They went from middle of the pack in the Eastern Conference to a Stanley Cup Finalist (before seeing their captain take his puck and go home). Now, they've gone from a team that seemed destined for bankruptcy to a franchise that's cut into its debt significantly, to the point where owner Jeff Vanderbeek is reportedly near a 2-year extension to either sell the team or settle the rest of the debt.
The first good news arrived when an Aug. 14 deadline passed without the banks forcing the team into bankruptcy. Via Fire & Ice:
A source said Vanderbeek has already worked the debt down to less than $35 million and raised roughly half of that remaining figure, leaving him needing about $18 million more to fully cover what the team owes the banks. If the lenders were to push the team into bankruptcy, they would likely recover much less than that. That gives them every reason to give Vanderbeek the time he needs to raise the rest of the money the team owes.
On Thursday, the NY Post — not exactly one to publish a sunny picture of the Devils' finances — reported that Vanderbeek is nearing a deal with lenders that will keep the team in his control for at least two years.
The proposed deal would buy Vanderbeek — who has been trying to scrounge up cash to pay off overdue loans — another two years to either refinance the team's debt or sell the club, sources said.
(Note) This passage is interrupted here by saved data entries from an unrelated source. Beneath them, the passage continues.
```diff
@@ -83,15 +93,27 @@
   }
 }
 
+__device__ __forceinline__ uint32_t msm_term_value(const MsmTermDev& t, size_t i) {
+  const uint32_t lo = i < t.len ? t.col[i] : 0u;
+  if (!t.half) return lo;
+  const uint32_t hi = i + t.half < t.len ? t.col[i + t.half] : 0u;
+  return (uint32_t)((uint64_t)hi + t.off - (uint64_t)lo);
+}
+
 __global__ void msm_emit_kernel(MsmPlanDev plan, uint32_t* __restrict__ keys, uint32_t* __restrict__ vals) {
   const MsmJobDev& jb = plan.job[blockIdx.y];
   if (jb.presorted) return;
   const uint32_t c = jb.c, mask = (1u << c) - 1u;
+  MsmExprDev ex = {};
+  if (jb.is_u32 == 2) ex = *(const MsmExprDev*)jb.scalars;
   for (size_t i = (size_t)blockIdx.x * blockDim.x + threadIdx.x; i < jb.n; i += (size_t)gridDim.x * blockDim.x) {
     uint32_t limb[8];
 #pragma unroll
     for (int k = 0; k < 8; k++) limb[k] = 0;
-    if (jb.is_u32) {
+    if (jb.is_u32 == 2) {
+      limb[0] = msm_term_value(ex.t[0], i);
+      if (ex.terms == 2) limb[0] |= msm_term_value(ex.t[1], i) << ex.shift;
+    } else if (jb.is_u32) {
       limb[0] = ((const uint32_t*)jb.scalars)[i];
     } else {
       Fr s = from_mont(((const Fr*)jb.scalars)[i]);
@@ -557,8 +579,13 @@
   G1Xyzz *buckets = nullptr, *seg_out = nullptr, *seg_t = nullptr, *grp_out = nullptr, *cpt = nullptr;
   G1Xyzz* win_out = nullptr;
   uint8_t* h_tab = nullptr;
+  size_t num_expr = 0;
+  MsmExprDev *h_expr = nullptr, *d_expr = nullptr;
   std::vector<G1Xyzz> wins;
-  size_t pin_bytes() const { return ((size_t)nshares * sizeof(G1Xyzz) + nblocks + 255) & ~(size_t)255; }
+  size_t tab_bytes() const { return (nblocks + 15) & ~(size_t)15; }
+  size_t pin_bytes() const {
+    return ((size_t)nshares * sizeof(G1Xyzz) + tab_bytes() + num_expr * sizeof(MsmExprDev) + 255) & ~(size_t)255;
+  }
 };
 
 struct MsmShape {
@@ -652,7 +679,7 @@
     MsmJobDev& jd = plan.job[j];
     const uint32_t bits = s.bits[j];
     jd.scalars = in.scalars;
-    jd.is_u32 = in.scalars_u32 ? 1 : 0;
+    jd.is_u32 = in.scalars_u32 ? (in.expr_terms ? 2 : 1) : 0;
     jd.n = (uint32_t)in.n;
     jd.bases = in.bases;
     if (s.derived[j]) jd.n = 0;
@@ -744,6 +771,8 @@
     s.nshares += jd.red_W * jd.nsplit;
   }
   s.nblocks = (s.nbuckets >> KEY_BLOCK_BITS) + 1;
+  s.num_expr = 0;
+  for (size_t j = 0; j < nj; j++) s.num_expr += plan.job[j].is_u32 == 2 ? 1 : 0;
   s.total_pts = s.full_pts = 0;
   for (size_t j = 0; j < nj; j++) s.total_pts += plan.job[j].n, s.full_pts += plan.job[j].is_u32 ? 0 : plan.job[j].n;
   const size_t me = s.max_entries;
@@ -767,9 +796,11 @@
   s.cpt = c.arena.alloc_n<G1Xyzz>(s.nchunks);
   s.win_out = (G1Xyzz*)pin_at;
   s.h_tab = pin_at + (size_t)s.nshares * sizeof(G1Xyzz);
-}
-
-static void msm_sub_entries(Ctx& c, const MsmJob* jobs, MsmSub& s) {
+  s.h_expr = (MsmExprDev*)(s.h_tab + s.tab_bytes());
+  s.d_expr = s.num_expr ? c.arena.alloc_n<MsmExprDev>(s.num_expr) : nullptr;
+}
+
+static void msm_sub_digits(Ctx& c, const MsmJob* jobs, MsmSub& s) {
   const size_t nj = s.idx.size();
   MsmPlanDev& plan = s.plan;
   {
@@ -782,17 +813,37 @@
     LH_HIP(hipMemcpyAsync(d_tab, s.h_tab, s.nblocks, hipMemcpyHostToDevice, c.stream));
     plan.job_of_block = d_tab;
   }
+  if (s.num_expr) {
+    size_t k = 0;
+    for (size_t j = 0; j < nj; j++) {
+      if (plan.job[j].is_u32 != 2) continue;
+      const MsmJob& in = jobs[s.idx[j]];
+      MsmExprDev& e = s.h_expr[k];
+      memset(&e, 0, sizeof(e));
+      e.terms = in.expr_terms, e.shift = in.pack_shift;
+      for (uint32_t t = 0; t < in.expr_terms; t++) {
+        const MsmTerm& x = in.expr[t];
+        e.t[t] = MsmTermDev{x.col, (uint32_t)std::min(x.len, x.half + in.n), (uint32_t)x.half, x.off};
+      }
+      plan.job[j].scalars = s.d_expr + k++;
+    }
+    LH_HIP(hipMemcpyAsync(s.d_expr, s.h_expr, s.num_expr * sizeof(MsmExprDev), hipMemcpyHostToDevice, c.stream));
+  }
   for (size_t j = 0; j < nj; j++) c.route.v[RouteStats::WIN_TABLE_JOBS] += plan.job[j].merged ? 1 : 0;
   LH_HIP(hipMemsetAsync(s.lvl_cnt, 0, 64 * sizeof(uint32_t), c.stream));
   LH_HIP(hipMemsetAsync(s.buckets, 0, s.nbuckets * sizeof(G1Xyzz), c.stream));
-  unsigned key_bits = 1;
-  while (((size_t)1 << key_bits) <= s.nbuckets) key_bits++;
   {
     ProfScope ps(c, "msm_digits", 32.0 * s.full_pts + 4.0 * (s.total_pts - s.full_pts) + 8.0 * s.max_entries, s.full_pts,
                  s.total_pts);
     dim3 g((unsigned)std::min<size_t>((s.max_n + 255) / 256, 2048), (unsigned)nj);
     hipLaunchKernelGGL(msm_emit_kernel, g, dim3(256), 0, c.stream, plan, s.ukey, s.uidx);
   }
+}
+static void msm_sub_sort(Ctx& c, const MsmJob* jobs, MsmSub& s) {
+  const size_t nj = s.idx.size();
+  MsmPlanDev& plan = s.plan;
+  unsigned key_bits = 1;
+  while (((size_t)1 << key_bits) <= s.nbuckets) key_bits++;
   {
     ProfScope ps(c, "msm_sort", 32.0 * s.max_entries, 0, (double)s.max_entries);
     std::vector<SortSlab> sorts;
@@ -946,8 +997,19 @@
 };
 void MsmPreparedDelete::operator()(MsmPrepared* p) const { delete p; }
 
+static void msm_check_expr(const MsmJob& in) {
+  if (!in.expr_terms) return;
+  LH_REQUIRE(in.known_bits != 0, LH_ERR_ARG, "msm: an expression job must promise its width (known_bits)");
+  LH_REQUIRE(in.scalars_u32 && !in.scalars && in.expr_terms <= 2 && (in.expr_terms == 2) == (in.pack_shift != 0) &&
+                 in.derived_parent < 0 && !in.sorted_scalars && !in.sorted_index,
+             LH_ERR_ARG, "msm: bad expression job");
+  for (uint32_t t = 0; t < in.expr_terms; t++)
+    LH_REQUIRE((in.expr[t].col || !in.n) && in.expr[t].half < ((size_t)1 << 31), LH_ERR_ARG, "msm: bad expression operand");
+}
+
 static void msm_chunk_prepare(Ctx& c, const MsmJob* jobs, size_t base, size_t nj, MsmChunk& ch, bool queue = true) {
   ch.base = base, ch.nj = nj;
+  for (size_t j = 0; j < nj; j++) msm_check_expr(jobs[base + j]);
   {
     std::vector<uint32_t> job_bits(nj, 32);
     {
@@ -1034,7 +1096,7 @@
       msm_sub_alloc(c, s, pin_base);
       pin_base += s.pin_bytes();
     }
-    for (MsmSub& s : subs) msm_sub_entries(c, jobs, s);
+    for (MsmSub& s : subs) msm_sub_digits(c, jobs, s), msm_sub_sort(c, jobs, s);
   }
 }
 
diff --git a/halo2-lasso_amd/csrc/open_columns.cpp b/halo2-lasso_amd/csrc/open_columns.cpp
--- a/halo2-lasso_amd/csrc/open_columns.cpp
+++ b/halo2-lasso_amd/csrc/open_columns.cpp
@@ -57,7 +57,7 @@
     const G1Affine* bases = level_bases(cl.level);
     struct Narrow {
       uint32_t bits;
-      uint32_t* col;
+      MsmTerm diff;
       size_t k, sidx;
     };
     std::vector<Narrow> narrow;
@@ -91,13 +91,14 @@
           cl.terms.push_back(ColTerm{jobs.size() - 1, false, k, sidx, 65536});
           continue;
         }
-        uint32_t* dcol = c.arena.alloc_n<uint32_t>(half);
-        k_delta_u32(c, sub, sub_len, half, off, dcol, nullptr);
+        MsmTerm diff;
+        diff.col = sub, diff.len = sub_len, diff.half = half, diff.off = off;
         if (b + 1 <= MSM_PACK_MAX_BITS - 4) {
-          narrow.push_back(Narrow{b + 1, dcol, k, sidx});
+          narrow.push_back(Narrow{b + 1, diff, k, sidx});
         } else {
-          jobs.push_back(MsmJob{dcol, true, bases, half});
+          jobs.push_back(MsmJob{nullptr, true, bases, half});
           jobs.back().known_bits = b + 1;
+          jobs.back().expr_terms = 1, jobs.back().expr[0] = diff;
           cl.terms.push_back(ColTerm{jobs.size() - 1, false, k, sidx, 1});
         }
       }
@@ -109,9 +110,8 @@
       if (i + 1 < narrow.size() && shift + narrow[i + 1].bits <= MSM_PACK_MAX_BITS &&
           half >= ((size_t)MSM_PACK_MIN_POINTS_PER_BUCKET << (shift + narrow[i + 1].bits))) {
         const Narrow& y = narrow[i + 1];
-        uint32_t* packed = c.arena.alloc_n<uint32_t>(half);
-        k_pack_u32(c, x.col, y.col, shift, half, packed);
-        MsmJob jb{packed, true, bases, half};
+        MsmJob jb{nullptr, true, bases, half};
+        jb.expr_terms = 2, jb.expr[0] = x.diff, jb.expr[1] = y.diff;
         jb.pack_shift = shift;
         jb.known_bits = shift + y.bits;
         jb.out_second = (G1Affine*)&plan.seconds[next_second++];
@@ -120,8 +120,9 @@
         cl.terms.push_back(ColTerm{jobs.size() - 1, true, y.k, y.sidx, 1});
         i++;
       } else {
-        jobs.push_back(MsmJob{x.col, true, bases, half});
+        jobs.push_back(MsmJob{nullptr, true, bases, half});
         jobs.back().known_bits = x.bits;
+        jobs.back().expr_terms = 1, jobs.back().expr[0] = x.diff;
         cl.terms.push_back(ColTerm{jobs.size() - 1, false, x.k, x.sidx, 1});
       }
     }
diff --git a/include/lasso_hip.h b/include/lasso_hip.h
--- a/include/lasso_hip.h
+++ b/include/lasso_hip.h
@@ -581,6 +581,19 @@
 lh_status lh_debug_sort_plan(size_t n, unsigned bits, int key_bytes, unsigned* passes, unsigned rb[8], size_t* temp_bytes);
 lh_status lh_debug_msm_plan(size_t num_jobs, const size_t* n, const uint32_t* bits, const uint32_t* kinds, int helper, int via_prepare,
                             uint64_t* out, size_t* num_subs);
+typedef struct lh_debug_msm_term {
+  const uint32_t* d_col;
+  size_t len, half;
+  uint64_t off;
+} lh_debug_msm_term;
+typedef struct lh_debug_msm_job {
+  const uint32_t* d_scalars;
+  size_t n;
+  uint32_t known_bits, pack_shift, expr_terms;
+  lh_debug_msm_term expr[2];
+} lh_debug_msm_job;
+lh_status lh_debug_msm_batch(lh_ctx*, const lh_g1* d_bases, size_t num_bases, const lh_debug_msm_job* jobs, size_t num_jobs,
+                             lh_g1* out);
 
 enum {
   LH_U32_INNER_PRODUCTS_SMALL = 0,
```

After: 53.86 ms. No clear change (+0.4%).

The deal calls for combining the team's debt with separate loans against Devils Arena Entertainment, which collects concession revenue from Prudential Center events, into a single $160 million loan.
The former Lehman executive dug into his own pocket to inject fresh cash into the team and raised enough from new investors to pay off a few lenders who do not want to participate in the proposed restructuring, sources said.
No guarantees that this deal is going to get done, but certainly more positive news on the Devils' debt front than we've heard in months.